当の高岡市の男女平等問題苦情処理委員会だが、なぜか委員名はホームページに公開されていない。「シャッキット富山35」によれば、男女平等問題苦情処理委員会委員は、入江祐典弁護士、神川康子富山大副学長、吉川佳子人権擁護委員の3人。


講師の山下清子さんは、10代で母親を亡くし、実姉も若くして死亡した。「我慢の人生だった母や姉のような女たちの苦労を後世に残したくない」と、「個人的なことは政治的なこと、という言葉があるが、私たちの異議申し立ては、それです」と強調した。


今回、八王子市に山下さんを迎えたのは理由がある。「八王子市歌を考える会」の秋山映子代表や、井上睦子元市議、遠藤真子さん(八王子手をつなぐ女の会)、陣内泰子市議らから報告があった。


八王子市歌(1936年制定)には、1番から3番まで「奮え 多摩のますらを」とうたわれている。その一方、女性はどこにもうたわれていない。八王子手をつなぐ女の会は、かねてから批判してきた。2016年、小中学校への市歌指導依頼やCD化の動きを察知した同会らは、小中学校長や音楽担当に、問題点を指摘した。また、八王子市歌を考える会は、石森孝志市長に「市や学校の行事などで歌わせないでほしい」「歴史的資料とすべきだ」などと要望書を提出した。


こうした市民運動もあってか、現在、八王子市内の学校でこどもたちに広めることはなくなった。しかし、成人式や市の記念行事などの式典では歌い続けられている。市長は「大切に守っていくべきもの」などとして、女たちの要望を尊重する意向は見せていない。


高岡市の場合、男女平等問題苦情処理委員会は第3者機関として存在しているものの、行政側の追認機関となっているようだ。頼みの綱と訴えたのだが、その期待は無残にも打ち砕かれた。しかし、それでも「私ら市民が、あきらめずに物を言い続けなくは変わらない。とくに若い人たちに男女平等に関心のない人が多く、伝えていかなくては」と山下さんは力説した。

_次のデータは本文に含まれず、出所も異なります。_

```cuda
template <class Loader>
bool tc_dispatch(const Loader& ld, const TcWeights& w, float* out, double* stats,
                 const ConvGeom& g, cudaStream_t st, std::string* err, TcOpts opt = TcOpts()) {
  const int mode = tc_mode_of(g);
  if (mode != w.mode) {
    if (err) *err = "conv_tc: weight image was built for a different conv mode";
    return false;
  }
  if (w.kslice) {
    if ((mode != TC_S2 && mode != TC_S1) || g.Cout != 64 || opt.addend || opt.store1) {
      if (err) *err = "conv_tc: K-slice weights are for plain convs with 64 outputs";
      return false;
    }
    const long long V = (long long)g.Do * g.Ho * g.Wo;
    float* part = tc_kslice_scratch().get((size_t)w.nsplit * V * 64);
    if (!part) {
      if (err) *err = "conv_tc: cannot allocate the K-slice scratch";
      return false;
    }
    TcOpts o2 = opt;
    o2.slice_stride = V * 64;
    bool launched = false;
    if constexpr (Loader::kTma) {
      if (mode == TC_S2) launched = tc_launch<TC_S2, 16, 64, Loader>(ld, w, part, nullptr, g, st, err, o2);
      else if (err) *err = "conv_tc: the TMA loader serves stride-2 convs only";
    } else {
      launched = mode == TC_S2
                     ? tc_launch<TC_S2, 16, 64, Loader>(ld, w, part, nullptr, g, st, err, o2)
                     : tc_launch<TC_S1, 16, 64, Loader>(ld, w, part, nullptr, g, st, err, o2);
    }
    if (!launched) return false;
    const int blocks = (int)std::min<long long>(148 * 8, (V + 15) / 16);
// ... 71 lines not shown
```

Baseline: 164.8.

## Share transposed-conv activation staging across a CTA cluster via DSMEM multicast

For the transposed tensor-core conv, the CTAs that split output channels now run as a thread-block cluster. Each CTA loads only a slice of the input channel chunks and writes the split bf16 hi/lo operands into every cluster peer's shared memory. Stage barriers become cluster-scoped, and MMA completion is multicast to all peers. This removes redundant global loads and bf16 splitting of the same activations across channel-split CTAs, at the cost of cluster scheduling limits and cross-CTA synchronization. The transposed epilogue is also rewritten to shuffle-transpose TMEM results so it issues float4 stores of four channels per pixel.

```diff
diff --git a/depth_from_motion_b200/csrc/conv_tc.cuh b/depth_from_motion_b200/csrc/conv_tc.cuh
--- a/depth_from_motion_b200/csrc/conv_tc.cuh
+++ b/depth_from_motion_b200/csrc/conv_tc.cuh
@@ -70,10 +70,10 @@
     return TC_S2;
   return -1;
 }
-inline bool tc_supported(int Cin, int Cout, int ) {
+inline bool tc_supported(int Cin, int Cout, int transposed) {
   if (Cin != 32 && Cin != 64) return false;
   const int ncta = 1024 / Cin;
-  return Cout % ncta == 0 && Cout <= 64;
+  return Cout % ncta == 0 && Cout <= 64 && (!transposed || Cout >= 2 * ncta);
 }
 inline bool tc_geom_supported(const ConvGeom& g) { return tc_mode_of(g) >= 0; }
 
@@ -250,30 +250,59 @@
 __device__ __forceinline__ void mbar_arrive(uint32_t bar) {
   asm volatile("mbarrier.arrive.shared::cta.b64 _, [%0];" ::"r"(bar) : "memory");
 }
+template <bool CLUSTER = false>
 __device__ __forceinline__ void mbar_wait(uint32_t bar, uint32_t parity, int* err) {
   for (int it = 0; it < (1 << 26); ++it) {
     uint32_t ok;
-    asm volatile(
-        "{\n\t.reg .pred q;\n\t"
-        "mbarrier.try_wait.parity.shared::cta.b64 q, [%1], %2;\n\t"
-        "selp.u32 %0, 1, 0, q;\n\t}\n"
-        : "=r"(ok)
-        : "r"(bar), "r"(parity)
-        : "memory");
+    if constexpr (CLUSTER)
+      asm volatile(
+          "{\n\t.reg .pred q;\n\t"
+          "mbarrier.try_wait.parity.acquire.cluster.shared::cta.b64 q, [%1], %2;\n\t"
+          "selp.u32 %0, 1, 0, q;\n\t}\n"
+          : "=r"(ok)
+          : "r"(bar), "r"(parity)
+          : "memory");
+    else
+      asm volatile(
+          "{\n\t.reg .pred q;\n\t"
+          "mbarrier.try_wait.parity.shared::cta.b64 q, [%1], %2;\n\t"
+          "selp.u32 %0, 1, 0, q;\n\t}\n"
+          : "=r"(ok)
+          : "r"(bar), "r"(parity)
+          : "memory");
     if (ok) return;
   }
   *reinterpret_cast<volatile int*>(err) = 1;
   __threadfence_system();
 }
+template <bool CLUSTER = false>
 __device__ __forceinline__ void mbar_wait_timed(uint32_t bar, uint32_t parity, int* err,
                                                 unsigned long long& acc, bool timed) {
   if (!timed) {
-    mbar_wait(bar, parity, err);
+    mbar_wait<CLUSTER>(bar, parity, err);
     return;
   }
   const long long t0 = clock64();
-  mbar_wait(bar, parity, err);
+  mbar_wait<CLUSTER>(bar, parity, err);
   acc += (unsigned long long)(clock64() - t0);
+}
+__device__ __forceinline__ uint32_t mapa_u32(uint32_t addr, uint32_t rank) {
+  uint32_t r;
+  asm volatile("mapa.shared::cluster.u32 %0, %1, %2;" : "=r"(r) : "r"(addr), "r"(rank));
+  return r;
+}
+__device__ __forceinline__ void st_cluster_v4(uint32_t addr, uint4 v) {
+  asm volatile("st.shared::cluster.v4.b32 [%0], {%1, %2, %3, %4};" ::"r"(addr), "r"(v.x),
+               "r"(v.y), "r"(v.z), "r"(v.w)
+               : "memory");
+}
+__device__ __forceinline__ void mbar_arrive_cluster(uint32_t bar) {
+  asm volatile("mbarrier.arrive.release.cluster.shared::cluster.b64 _, [%0];" ::"r"(bar)
+               : "memory");
+}
+__device__ __forceinline__ void cluster_sync() {
+  asm volatile("barrier.cluster.arrive.release.aligned;\n\tbarrier.cluster.wait.acquire.aligned;"
+               ::: "memory");
 }
 __device__ __forceinline__ bool elect_one() {
   uint32_t pred;
@@ -294,6 +323,13 @@
 __device__ __forceinline__ void umma_commit(uint32_t bar) {
   asm volatile(
       "tcgen05.commit.cta_group::1.mbarrier::arrive::one.shared::cluster.b64 [%0];" ::"r"(bar)
+      : "memory");
+}
+__device__ __forceinline__ void umma_commit_mc(uint32_t bar, uint16_t cta_mask) {
+  asm volatile(
+      "tcgen05.commit.cta_group::1.mbarrier::arrive::one.shared::cluster.multicast::cluster.b64 "
+      "[%0], %1;" ::"r"(bar),
+      "h"(cta_mask)
       : "memory");
 }
 __device__ __forceinline__ void umma_bf16(uint32_t tmem, uint64_t ad, uint64_t bd,
@@ -351,7 +387,25 @@
   }
 }
 
-__device__ __forceinline__ void split_store(const float v[8], uint8_t* hi_dst, uint8_t* lo_dst) {
+__device__ __forceinline__ void quad_transpose16(uint32_t (&r)[16], int lane) {
+#pragma unroll
+  for (int b = 1; b <= 2; b <<= 1) {
+    const bool upper = (lane & b) != 0;
+#pragma unroll
+    for (int t = 0; t < 2; ++t) {
+      const int lo = b == 1 ? 2 * t : t, hi = lo + b;
+#pragma unroll
+      for (int e = 0; e < 4; ++e) {
+        const uint32_t send = upper ? r[4 * lo + e] : r[4 * hi + e];
+        const uint32_t recv = __shfl_xor_sync(0xffffffffu, send, b);
+        if (upper) r[4 * lo + e] = recv;
+        else r[4 * hi + e] = recv;
+      }
+    }
+  }
+}
+
+__device__ __forceinline__ void split_bf16(const float v[8], uint4& hi, uint4& lo) {
   uint32_t h[4], l[4];
 #pragma unroll
   for (int i = 0; i < 4; ++i) {
@@ -361,8 +415,14 @@
     h[i] = *reinterpret_cast<const uint32_t*>(&hh);
     l[i] = *reinterpret_cast<const uint32_t*>(&ll);
   }
-  *reinterpret_cast<uint4*>(hi_dst) = make_uint4(h[0], h[1], h[2], h[3]);
-  *reinterpret_cast<uint4*>(lo_dst) = make_uint4(l[0], l[1], l[2], l[3]);
+  hi = make_uint4(h[0], h[1], h[2], h[3]);
+  lo = make_uint4(l[0], l[1], l[2], l[3]);
+}
+__device__ __forceinline__ void split_store(const float v[8], uint8_t* hi_dst, uint8_t* lo_dst) {
+  uint4 h, l;
+  split_bf16(v, h, l);
+  *reinterpret_cast<uint4*>(hi_dst) = h;
+  *reinterpret_cast<uint4*>(lo_dst) = l;
 }
 
 #ifndef DFM_LD_VARIANT
@@ -678,7 +738,11 @@
   constexpr int NPOS = M::PXB * M::PYB;
   constexpr int LGROUPS = 2;
   constexpr int LG_THREADS = TC_LOAD_THREADS / LGROUPS;
-  constexpr int NITEM = (NPOS * NCH + LG_THREADS - 1) / LG_THREADS;
+  constexpr bool CLUSTER = MODE == TC_T;
+  const int ncl = CLUSTER ? p.nsplit : 1;
+  const int crank = CLUSTER ? (int)(blockIdx.x % p.nsplit) : 0;
+  constexpr int NCH_CTA = CLUSTER ? (NCH + 1) / 2 : NCH;
+  constexpr int NITEM = (NPOS * NCH_CTA + LG_THREADS - 1) / LG_THREADS;
 
   extern __shared__ __align__(1024) uint8_t smem[];
   uint8_t* w_s = smem;
@@ -699,8 +763,8 @@
   const uint32_t w_bar = bar0 + 8u * (2 * M::NSTAGE + 2 * TC_NSLOT);
   if (tid == 0) {
     for (int s = 0; s < M::NSTAGE; ++s) {
-      mbar_init(full_a(s), TMA ? 1 : LG_THREADS / 32);
-      mbar_init(empty_a(s), 1);
+      mbar_init(full_a(s), TMA ? 1 : ncl * (LG_THREADS / 32));
+      mbar_init(empty_a(s), ncl);
     }
     for (int s = 0; s < TC_NSLOT; ++s) {
       mbar_init(full_acc(s), 1);
@@ -739,6 +803,7 @@
   }
   asm volatile("tcgen05.fence::before_thread_sync;" ::: "memory");
   __syncthreads();
+  if constexpr (CLUSTER) cluster_sync();
   asm volatile("tcgen05.fence::after_thread_sync;" ::: "memory");
 
   if constexpr (TMA) {
@@ -780,7 +845,9 @@
   } else if (warp >= 4 && warp < MMA_WARP) {
     const int lgrp = (warp - 4) & (LGROUPS - 1);
     const int lt = ((warp - 4) / LGROUPS) * 32 + lane;
-    const int chunk = lt % NCH;
+    const int nchl = CLUSTER ? (NCH - crank + ncl - 1) / ncl : NCH;
+    static_assert(LG_THREADS % 4 == 0 && LG_THREADS % NCH == 0, "chunk per loader thread");
+    const int chunk = CLUSTER ? crank + (lt % nchl) * ncl : lt % NCH;
     uint32_t stage_ctr = 0;
     const bool timed = p.role_cycles != nullptr && tid == 128;
     unsigned long long t_wait_e = 0;
@@ -793,8 +860,8 @@
 #pragma unroll
       for (int k = 0; k < NITEM; ++k) {
         const int i = lt + k * LG_THREADS;
-        live[k] = i < NPOS * NCH;
-        const int pos = i / NCH;
+        live[k] = i < NPOS * nchl;
+        const int pos = i / nchl;
         const int bx = pos % M::PXB, by = pos / M::PXB;
         int row;
         if (MODE == TC_S1) {
@@ -820,7 +887,8 @@
         for (int cg = 0; cg < NCG; ++cg, ++stage_ctr) {
           if ((int)(stage_ctr & (LGROUPS - 1)) != lgrp) continue;
           const int s = stage_ctr % M::NSTAGE;
-          mbar_wait_timed(empty_a(s), ((stage_ctr / M::NSTAGE) & 1) ^ 1, p.err, t_wait_e, timed);
+          mbar_wait_timed<CLUSTER>(empty_a(s), ((stage_ctr / M::NSTAGE) & 1) ^ 1, p.err, t_wait_e,
+                                   timed);
           uint8_t* st = a_s + s * STAGE_BYTES;
           const int c0 = cg * CG + chunk * 8 + (KSLICE ? it.split * CIN : 0);
           constexpr int LB = Loader::BATCH < NITEM ? Loader::BATCH : NITEM;
@@ -842,16 +910,44 @@
 #pragma unroll
                   for (int i = 0; i < 8; ++i) v[i] = 0.f;
                 }
-                if (!(p.dbg & 32)) split_store(v, st + soff[k0 + b], st + A_HL + soff[k0 + b]);
-                else if (v[0] + v[1] + v[2] + v[3] + v[4] + v[5] + v[6] + v[7] == 1.2345f) st[0] = 1;
+                if (p.dbg & 32) {
+                  if (v[0] + v[1] + v[2] + v[3] + v[4] + v[5] + v[6] + v[7] == 1.2345f) st[0] = 1;
+                } else if constexpr (CLUSTER) {
+                  uint4 h, l;
+                  split_bf16(v, h, l);
+                  const uint32_t dst = smem_u32(st + soff[k0 + b]);
+#pragma unroll
+                  for (int r = 0; r < 4; ++r)
+                    if (r < ncl) {
+                      const uint32_t d = mapa_u32(dst, (uint32_t)r);
+                      st_cluster_v4(d, h);
+                      st_cluster_v4(d + A_HL, l);
+                    }
+                } else {
+                  split_store(v, st + soff[k0 + b], st + A_HL + soff[k0 + b]);
+                }
               }
             }
           }
-          if (!(p.dbg & 8)) asm volatile("fence.proxy.async.shared::cta;" ::: "memory");
+          if (!(p.dbg & 8)) {
+            if constexpr (CLUSTER) asm volatile("fence.proxy.async.shared::cluster;" ::: "memory");
+            else asm volatile("fence.proxy.async.shared::cta;" ::: "memory");
+          }
           __syncwarp();
-          if (lane == 0) mbar_arrive(full_a(s));
+          if constexpr (CLUSTER) {
+            if (lane < ncl) mbar_arrive_cluster(mapa_u32(full_a(s), (uint32_t)lane));
+          } else {
+            if (lane == 0) mbar_arrive(full_a(s));
+          }
         }
       }
+    }
+    if constexpr (CLUSTER) {
+      if (tid == 128)
+        for (uint32_t s = 0; s < (uint32_t)M::NSTAGE && s < stage_ctr; ++s) {
+          const uint32_t last = s + (stage_ctr - 1 - s) / M::NSTAGE * M::NSTAGE;
+          mbar_wait<true>(empty_a(s), (last / M::NSTAGE) & 1, p.err);
+        }
     }
     if (timed) {
       unsigned long long* rc = p.role_cycles + (size_t)blockIdx.x * 8;
@@ -902,7 +998,8 @@
 #pragma unroll 1
           for (int cg = 0; cg < NCG; ++cg, ++stage_ctr) {
             const int s = stage_ctr % M::NSTAGE;
-            mbar_wait_timed(full_a(s), (stage_ctr / M::NSTAGE) & 1, p.err, t_wait_a, timed);
+            mbar_wait_timed<CLUSTER>(full_a(s), (stage_ctr / M::NSTAGE) & 1, p.err, t_wait_a,
+                                     timed);
             asm volatile("tcgen05.fence::after_thread_sync;" ::: "memory");
             const uint32_t a_lo_stage =
                 (((a_base + s * STAGE_BYTES) >> 4) & 0x3FFF) | (A_LBO16 << 16);
@@ -1118,7 +1215,11 @@
               }
             }
             }
-            if (elect_one()) umma_commit(empty_a(s));
+            if constexpr (CLUSTER) {
+              if (elect_one()) umma_commit_mc(empty_a(s), (uint16_t)((1u << ncl) - 1u));
+            } else {
+              if (elect_one()) umma_commit(empty_a(s));
+            }
             __syncwarp();
           }
 #pragma unroll
@@ -1189,6 +1290,48 @@
           if (lane == 0) mbar_arrive(empty_acc(slot));
           continue;
         }
+        if constexpr (MODE == TC_T) {
+          static_assert(EW == 16 && NSUB == 1 && !KSLICE, "transposed epilogue: 16 channels");
+          uint32_t r[M::SLOT_BLOCKS][EW];
+          const uint32_t tslot = tmem_base + ((uint32_t)(warp * 32) << 16) + slot * SLOT_COLS;
+#pragma unroll
+          for (int cb = 0; cb < M::SLOT_BLOCKS; ++cb) tmem_ld<EW>(tslot + cb * NCTA, r[cb]);
+          asm volatile("tcgen05.wait::ld.sync.aligned;" ::: "memory");
+          tmem_zero<SLOT_COLS>(tslot);
+          if (ok && p.stats) {
+            const float wz = (zo >= p.zw_lo && zo < p.zw_hi) ? p.zw : 1.f;
+#pragma unroll
+            for (int cb = 0; cb < M::SLOT_BLOCKS; ++cb)
+#pragma unroll
+              for (int i = 0; i < EW; ++i) {
+                const float v = __uint_as_float(r[cb][i]);
+                ssum[i] = fmaf(wz, v, ssum[i]);
+                ssq[i] = fmaf(wz * v, v, ssq[i]);
+              }
+          }
+          const int ch0 = it.split * NCTA + 4 * (lane & 3);
+#pragma unroll
+          for (int cb = 0; cb < M::SLOT_BLOCKS; ++cb) {
+            quad_transpose16(r[cb], lane);
+#pragma unroll
+            for (int k = 0; k < 4; ++k) {
+              const int ms = warp * 32 + (lane & ~3) + k;
+              const int sx = it.x0 + (ms & 7), sy = it.y0 + (ms >> 3);
+              if (sx < p.Mx && sy < p.My) {
+                const int xo = 2 * sx + ((cb == 1 || cb == 2) ? 1 : 0);
+                const int yo = 2 * sy + (cb >= 2 ? 1 : 0);
+                *reinterpret_cast<float4*>(p.out + (((long long)zo * p.Ho + yo) * p.Wo + xo) * p.Cout +
+                                           ch0) =
+                    make_float4(__uint_as_float(r[cb][4 * k]), __uint_as_float(r[cb][4 * k + 1]),
+                                __uint_as_float(r[cb][4 * k + 2]), __uint_as_float(r[cb][4 * k + 3]));
+              }
+            }
+          }
+          asm volatile("tcgen05.wait::st.sync.aligned;" ::: "memory");
+          asm volatile("tcgen05.fence::before_thread_sync;" ::: "memory");
+          __syncwarp();
+          if (lane == 0) mbar_arrive(empty_acc(slot));
+        } else {
 #pragma unroll
         for (int cb = 0; cb < M::SLOT_BLOCKS; ++cb) {
 #pragma unroll
@@ -1250,6 +1393,7 @@
           }
         }
         }
+        }
       }
       flush_stats();
     }
@@ -1262,6 +1406,7 @@
 
   asm volatile("tcgen05.fence::before_thread_sync;" ::: "memory");
   __syncthreads();
+  if constexpr (CLUSTER) cluster_sync();
   if (warp == MMA_WARP)
     asm volatile("tcgen05.dealloc.cta_group::1.sync.aligned.b32 %0, %1;" ::"r"(tmem_base),
                  "r"(TMEM_COLS));
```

山下さんの報告によるとーー「申し出をして1か月経って、シャキット富山35の代表が高岡市民でなかったことから、出し直しを要求されて、山下名で再提出した」「男女平等問題苦情処理委員会への申し出は過去、書類上は一件もなかった」「市民から申し出があっても、窓口で書類には書ないようにと指導されていたようだ」「今回、申し出を退けられた後、男女平等問題苦情処理委員会の話し合いを知るため会議録を情報公開したが、要旨だけだった」「その要旨によると、会議は10189時半から1010分まで40分の1回のみ」「男女平等苦情処理委員会の結論はおかしいと考えて、再調査と再回答を求めたが、行政から『少数派の意見は認めない』などと言われた」


FEM-NEWSの三井マリ子(元八王子市民)は、福井県武生市(現越前市)の男女平等オンブッド(男女平等苦情処理委員会のこと)だった経験から、日本の行政の第3者機関の実態と問題点を話した。また、女性の体の一部を富士山にダブらせた千葉県市川市の市歌には、一同のけぞった。ほかにもとんでもない市歌があるだろうが、子どもたちのためにも改善していかねば、と話し合いは続いた。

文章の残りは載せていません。